Yesterday, the market found itself under significant pressure after U.S. President Donald Trump stated that coronavirus aid package negotiations with Democrats would stop.

Today, S&P 500 futures are gaining ground in premarket trading after Trump proposed a limited stimulus bill which would include $1,200 stimulus checks, $135 billion in funds for paycheck protection program and $25 billion for airline payroll support.

The market has just proved that it is very sensitive to stimulus news as traders remain worried about the state of the economy while stocks are trading at high levels despite the pandemic.

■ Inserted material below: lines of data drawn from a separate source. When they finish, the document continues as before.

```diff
@@ -223,6 +224,7 @@
     const float ax_hi = KIND == SCAN_COS ? stats[6] : 1.0f;
     float tbc[QT];
     float sq[QT], mA[QT], mB[QT], P1[QT], A1[QT], guard[QT], best[QT];
+    uint32_t brow[QT];
     i32x4 qh[QT][KS64];
     const bool active = nq > wave8 * QT * 16;
 #pragma unroll
@@ -232,7 +234,7 @@
         lane_live[u] = qloc[u] < nq;
         live_mask[u] = __builtin_amdgcn_ballot_w64(lane_live[u]);
         sq[u] = 1.0f; mA[u] = 0.f; mB[u] = 0.f; P1[u] = -__builtin_inff(); A1[u] = 0.f; tbc[u] = -__builtin_inff();
-        guard[u] = __builtin_inff(); best[u] = -__builtin_inff();
+        guard[u] = __builtin_inff(); best[u] = -__builtin_inff(); brow[u] = 0;
         if (lane_live[u]) {
             const float qn = (float)q_norm[qloc[u]] * (1.0f + 1e-6f);
             const float eq = (float)q_err[qloc[u]] * (1.0f + 1e-6f);
@@ -299,7 +301,8 @@
                 for (int r = 0; r < 8; ++r) {
                     const float fi = (float)(r < 4 ? c0[r & 3] : c1[r & 3]);
                     const float w = KIND == SCAN_L2 ? fmaf(vs, fi, -ax[r]) : KIND == SCAN_COS ? vs * fi * ax[r] : vs * fi;
-                    if (w + mg < guard[u]) best[u] = fmaxf(best[u], w - mg);
+                    const uint32_t row = t * kTileRows + 4 * jg + 16 * (r >> 2) + (r & 3);
+                    if (w + mg < guard[u] && w - mg > best[u] && row < n_rows) { best[u] = w - mg; brow[u] = row; }
                 }
             }
             return;
@@ -431,11 +434,18 @@
         for (int u = 0; u < QT; ++u) filter(u, p0[u], p1[u], pax, pt, ptp);
     }
     if (SAMPLE) {
+        uint32_t *part_row = reinterpret_cast<uint32_t *>(part_sample + (size_t)gridDim.x * QPL * 2);
 #pragma unroll
         for (int u = 0; u < QT; ++u) {
             const float o = __shfl_xor(best[u], 16, 64);
-            const float b2 = fmaxf(best[u], o);
-            if (lane_live[u] && (jg == 0 || jg == 2)) part_sample[((size_t)blockIdx.x * QPL + qloc[u]) * 2 + (jg >> 1)] = b2;
+            const uint32_t orow = (uint32_t)__shfl_xor((int)brow[u], 16, 64);
+            const bool other = o > best[u];
+            const float b2 = other ? o : best[u];
+            const size_t at = ((size_t)blockIdx.x * QPL + qloc[u]) * 2 + (jg >> 1);
+            if (lane_live[u] && (jg == 0 || jg == 2)) {
+                part_sample[at] = b2;
+                part_row[at] = other ? orow : brow[u];
+            }
         }
         return;
     }
diff --git a/ai-dial-rag_amd/csrc/vec_kernels_sieve.h b/ai-dial-rag_amd/csrc/vec_kernels_sieve.h
--- a/ai-dial-rag_amd/csrc/vec_kernels_sieve.h
+++ b/ai-dial-rag_amd/csrc/vec_kernels_sieve.h
@@ -849,15 +849,6 @@
     const int ns = s_ns;
     const bool have = ns >= a.k;
     const float kv = have ? kth_largest(s_v, n) : 0.f;
-    if (a.mode == 0) {
-        if (have && tid == 0) {
-            const float thr = kv - 4e-6f * fabsf(kv) - eps_m;
-            const unsigned long long key = (unsigned long long)orderable(thr) << 32;
-            if (thr == thr && key > a.gthr[blockIdx.x]) a.gthr[blockIdx.x] = key;
-        }
-        if (tid == 0) atomicAdd(a.stats + 4, (unsigned long long)n);
-        return;
-    }
     const float cut = have ? kv - 1e-5f * fabsf(kv) - eps_m : -__builtin_inff();
     auto compact = [&](int cls, int *counter) {
         for (int e0 = 0; e0 < n; e0 += NT) {
@@ -866,7 +857,8 @@
             if (e < n) {
                 const float lb = s_v[e];
                 const bool c1 = !have || !(lb > -__builtin_inff()) || !(lb < kv);
-                if (cls == 1) fin = c1;
+                if (a.mode == 0) fin = cls == 1 && lb > -__builtin_inff() && !(lb < kv);
+                else if (cls == 1) fin = c1;
                 else if (!c1) fin = !(lb + 2.0f * margin_of(lr[e]) * (1.0f + 1e-6f) < cut);
             }
             const unsigned long long bal = __ballot(fin);
@@ -878,15 +870,6 @@
         }
         __syncthreads();
     };
-    compact(1, &s_f);
-    const int f1 = s_f;
-    if (tid == 0) s_f1 = f1;
-    compact(2, &s_f);
-    int f = s_f;
-    if (f > kSieveSelectCap) {
-        to_exact_pass();
-        return;
-    }
     const double *qv = a.q + (size_t)qi * a.d;
     const double q_sq = a.q_sq[qi], q_norm = a.q_norm[qi];
     constexpr int GW = 16, GPW = 64 / GW;
@@ -912,6 +895,46 @@
         }
         __syncthreads();
     };
+    auto count_numeric = [&](int m) {
+        for (int i0 = 0; i0 < m; i0 += NT) {
+            const int i = i0 + tid;
+            const bool num = i < m && s_x[i] > -__builtin_inff();
+            const unsigned long long bal = __ballot(num);
+            if (bal && lane == __builtin_ctzll(bal)) atomicAdd(&s_nn, __popcll(bal));
+        }
+        __syncthreads();
+    };
+    if (a.mode == 0) {
+        if (have) {
+            float thr = kv - 4e-6f * fabsf(kv) - eps_m;
+            compact(1, &s_f);
+            const int f1 = s_f;
+            if (f1 <= kSieveSelectCap) {
+                evaluate(0, f1);
+                count_numeric(f1);
+                if (s_nn >= a.k) {
+                    const float rk = kth_largest(s_x, f1);
+                    const float need = rk - 4e-6f * fabsf(rk) - eps_m;
+                    thr = need > thr ? need : thr;
+                }
+            }
+            if (tid == 0) {
+                const unsigned long long key = (unsigned long long)orderable(thr) << 32;
+                if (thr == thr && key > a.gthr[blockIdx.x]) a.gthr[blockIdx.x] = key;
+            }
+        }
+        if (tid == 0) atomicAdd(a.stats + 4, (unsigned long long)n);
+        return;
+    }
+    compact(1, &s_f);
+    const int f1 = s_f;
+    if (tid == 0) s_f1 = f1;
+    compact(2, &s_f);
+    int f = s_f;
+    if (f > kSieveSelectCap) {
+        to_exact_pass();
+        return;
+    }
 #if SIEVE_SELECT_ABL == 1
     return;
 #endif
@@ -921,13 +944,7 @@
     return;
 #endif
     if (two_rounds) {
-        for (int i0 = 0; i0 < f1; i0 += NT) {
-            const int i = i0 + tid;
-            const bool num = i < f1 && s_x[i] > -__builtin_inff();
-            const unsigned long long bal = __ballot(num);
-            if (bal && lane == __builtin_ctzll(bal)) atomicAdd(&s_nn, __popcll(bal));
-        }
-        __syncthreads();
+        count_numeric(f1);
         if (s_nn >= a.k) {
             const float rk = kth_largest(s_x, f1);
             const float need = rk - 4e-6f * fabsf(rk) - eps_m;
@@ -1003,4 +1020,73 @@
     }
 }
 
-}
+constexpr int kSieveSampleMaxK = 16;
+struct SieveSampleArgs {
+    const float *part;
+    int nwg, qpw, k, nq, q0, d, metric;
+    const float *docs, *doc_sq;
+    const double *q, *q_sq, *q_norm;
+    unsigned long long *gthr;
+};
+__global__ __launch_bounds__(256) void sieve_sample_threshold_kernel(SieveSampleArgs a) {
+    constexpr int kMaxVals = 2 * 256;
+    __shared__ unsigned long long keys[kMaxVals];
+    __shared__ float s_x[kSieveSampleMaxK];
+    const int tid = threadIdx.x, lane = tid & 63, wave = tid >> 6;
+    const int q = blockIdx.x;
+    if (q >= a.nq || a.k > kSieveSampleMaxK) return;
+    const uint32_t *prow = reinterpret_cast<const uint32_t *>(a.part + (size_t)a.nwg * a.qpw * 2);
+    const int n = 2 * a.nwg;
+    for (int e = tid; e < kMaxVals; e += 256) {
+        unsigned long long key = 0;
+        if (e < n) {
+            const size_t at = ((size_t)(e >> 1) * a.qpw + q) * 2 + (e & 1);
+            const float v = a.part[at];
+            if (v > -__builtin_inff()) key = ((unsigned long long)orderable(v) << 32) | prow[at];
+        }
+        keys[e] = key;
+    }
+    for (int size = 2; size <= kMaxVals; size <<= 1)
+        for (int stride = size >> 1; stride > 0; stride >>= 1) {
+            __syncthreads();
+            const int lo = 2 * tid - (tid & (stride - 1)), hi = lo + stride;
+            const bool desc = (lo & size) == 0;
+            const unsigned long long x = keys[lo], y = keys[hi];
+            if ((x < y) == desc) {
+                keys[lo] = y;
+                keys[hi] = x;
+            }
+        }
+    __syncthreads();
+    if (keys[a.k - 1] == 0) return;
+    const int qi = a.q0 + q;
+    const double *qv = a.q + (size_t)qi * a.d;
+    const double q_sq = a.q_sq[qi], q_norm = a.q_norm[qi];
+    const int sub = lane >> 4, lg = lane & 15;
+    for (int i0 = wave * 4; i0 < a.k; i0 += 16) {
+        const int i = i0 + sub;
+        const bool live = i < a.k;
+        const uint32_t row = (uint32_t)keys[live ? i : i0];
+        double rv, dist;
+        if ((a.d & 3) == 0)
+            dist = sieve_metric_g16<float>(a.docs + (size_t)row * a.d, qv, a.d, a.metric, a.doc_sq[row], q_sq, q_norm, lg, &rv);
+        else
+            dist = exact_metric_wave<float, 16, 8>(a.docs + (size_t)row * a.d, qv, a.d, a.metric, a.doc_sq[row], q_sq, q_norm, lg, &rv);
+        if (live && lg == 0) s_x[i] = dist == dist ? (float)rv : -__builtin_inff();
+    }
+    __syncthreads();
+    if (tid == 0) {
+        float thr = key_value(keys[a.k - 1]);
+        int nn = 0;
+        for (int i = 0; i < a.k; ++i) nn += s_x[i] > -__builtin_inff() ? 1 : 0;
+        if (nn == a.k) {
+            float rk = s_x[0];
+            for (int i = 1; i < a.k; ++i) rk = fminf(rk, s_x[i]);
+            const float need = rk - 4e-6f * fabsf(rk);
+            thr = need > thr ? need : thr;
+        }
+        a.gthr[q] = (unsigned long long)orderable(thr) << 32;
+    }
+}
+
+}
```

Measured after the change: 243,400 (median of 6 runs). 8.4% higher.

Most likely, various developments on the stimulus front will add to market volatility in the upcoming trading sessions.

FOMC Minutes In Focus

Today, traders will have a chance to take a look at FOMC Minutes from the last meeting. Previously, the Fed signaled that it would keep rates at the bottom until the end of 2023 but traders would like to know what the Fed thinks about the current state of the economy and the potential trajectory of rate hikes when the economy is ready for them.

The release of FOMC Minutes may serve as a material catalyst for the U.S. dollar, which, in turn, may impact gold and silver prices and mining stocks.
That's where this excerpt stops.